Selon lui il est faux de prétendre que tout le secteur de la santé serait considéré comme à risques faibles.

Par exemple, les secteurs des soins psychiatriques et ambulanciers seraient à risques moyens ou élevés, mais M. Boulet est prêt à réévaluer la classification d’autres milieux.

Quant à savoir s’il est prêt à revoir, en fonction d’études scientifiques, toute la catégorisation projetée des milieux de travail, comme ce qui lui a été demandé, le ministre n’a pas voulu ouvrir son jeu, puisqu’il ne veut pas dévoiler l’intention du législateur avant le dépôt officiel des amendements en commission parlementaire.

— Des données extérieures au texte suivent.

def _colsum_ok(C):
    return C % 4 == 0 and 256 % (C // 4) == 0


SPLIT_HIST = os.environ.get('WC_SPLIT_HIST', '1') != '0'
HIST_FLOATS = 4 * 512 + 16
HIST_REDO = 4 * 512


_REDO_MODE = os.environ.get('WC_SPLIT_HIST_REDO', '1')


# ... 51 lines not shown
    ext = _storage_extent(w)
    if ext != w.numel():
        raise ValueError("weight must be dense")
    known = getattr(w, '_wc_amax', None)
    _lib.check(lib.wc_conv_weights_f32(_ptr(w), w.stride(k_axis), w.stride(n_axis), w.stride(2), w.stride(3), ext,
                                       ctypes.addressof(geom), _ptr(img), _ptr(scale), scale.data_ptr() + 4,
                                       _ptr(known), 0 if known is None else known.numel(), _stream()),
               "wc_conv_weights_f32")
    return img, scale


def weight_image_pair(w, fwd, bwd):
    lib = _lib.load()
    (ga, ka, na), (gb, kb, nb) = fwd, bwd
    img_a = torch.empty(lib.wc_conv_weights_bytes(ctypes.addressof(ga)), dtype=torch.uint8, device=w.device)
    img_b = torch.empty(lib.wc_conv_weights_bytes(ctypes.addressof(gb)), dtype=torch.uint8, device=w.device)
    scale = torch.empty(2 + 512, dtype=torch.float32, device=w.device)
    ext = _storage_extent(w)
    if ext != w.numel():
        raise ValueError("weight must be dense")
    known = getattr(w, '_wc_amax', None)
    _lib.check(lib.wc_conv_weights_pair_f32(_ptr(w), w.stride(2), w.stride(3), ext,
                                            w.stride(ka), w.stride(na), ctypes.addressof(ga), _ptr(img_a),
                                            w.stride(kb), w.stride(nb), ctypes.addressof(gb), _ptr(img_b),
                                            _ptr(scale), scale.data_ptr() + 8, _ptr(known), 0 if known is None else known.numel(),
                                            _stream()), "wc_conv_weights_pair_f32")
    return (img_a, scale[0:1]), (img_b, scale[1:2])


def _cached_image(w, key, geom, k_axis, n_axis):
    return weight_image(w, geom, k_axis, n_axis)


def run(planes, image, geom, bias=None, relu=False, nbytes=None):
    hi, lo, xs = planes
    img, ws = image
    lib = _lib.load()
    y = torch.empty((geom.N, geom.Hout, geom.Wout, geom.Cout), dtype=torch.float32, device=hi.device)
    if nbytes is None:
        nbytes = lib.wc_conv_workspace_bytes(ctypes.addressof(geom))
    work = torch.empty(nbytes, dtype=torch.uint8, device=hi.device) if nbytes else None
    _lib.check(lib.wc_conv_f16x3(_ptr(hi), _ptr(lo), _ptr(xs), _ptr(img), _ptr(ws), _ptr(bias) if bias is not None else None,
                                 _ptr(_zero_line(hi.device)), ctypes.addressof(geom), 1 if relu else 0, _ptr(y),
                                 _ptr(work), nbytes, _stream()), "wc_conv_f16x3")
    return y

« Je ne peux pas embarquer là-dedans », a-t-il tranché.

De même, il juge que de faire une « analyse différenciée selon les sexes » de son texte législatif n’est pas nécessaire, puisque ses équipes tiennent toujours en compte les « répercussions sur les hommes et les femmes ». Ce type d’analyse en usage dans l’administration publique sert à détecter des biais sexistes dans des politiques ou programmes.

« Urgence »

Il y a « urgence » de sortir du « statu quo vraiment inacceptable » pour couvrir tous ceux que les lois actuelles ont oubliés et le secteur tertiaire dont elles ne tiennent pas compte, a résumé M. Boulet.

« Actuellement, il n’y a rien d’impératif en prévention et en participation des travailleurs dans des secteurs tels que le commerce, l’agriculture et des secteurs tels que l’enseignement, les services médicaux et services sociaux, à forte prépondérance féminine. »

En 2018, plus de la moitié des lésions de travail ont été enregistrées chez des employeurs où il n’y a aucun mécanisme de prévention et de participation des travailleurs. Le ministre ne s’en cache pas, il veut réduire le coût du régime d’indemnisation, assumé par les employeurs.

Autant l’opposition que les syndicats ont reproché à son projet de loi de bafouer la science. On craint notamment le retour du « médecin de compagnie », qui penche toujours en faveur de l’employeur. En effet, l’avis du médecin traitant ne sera plus prépondérant en matière de retour au travail ou de réadaptation, ce qui ouvre la porte à toutes sortes de contestations avec des médecins payés par l’employeur.

La Fédération des médecins spécialistes (FMSQ) s’inquiète de la « perte d’indépendance des médecins » et souligne que l’expertise médicale « doit rester indépendante ».

Aussi, toutes les Directions de la santé publique (DSP) se sont élevées contre le projet de loi : en effet, les médecins spécialisés en travail dans les DSP ne pourraient plus intervenir dans les milieux de travail à moins d’avoir été sollicités par un employeur.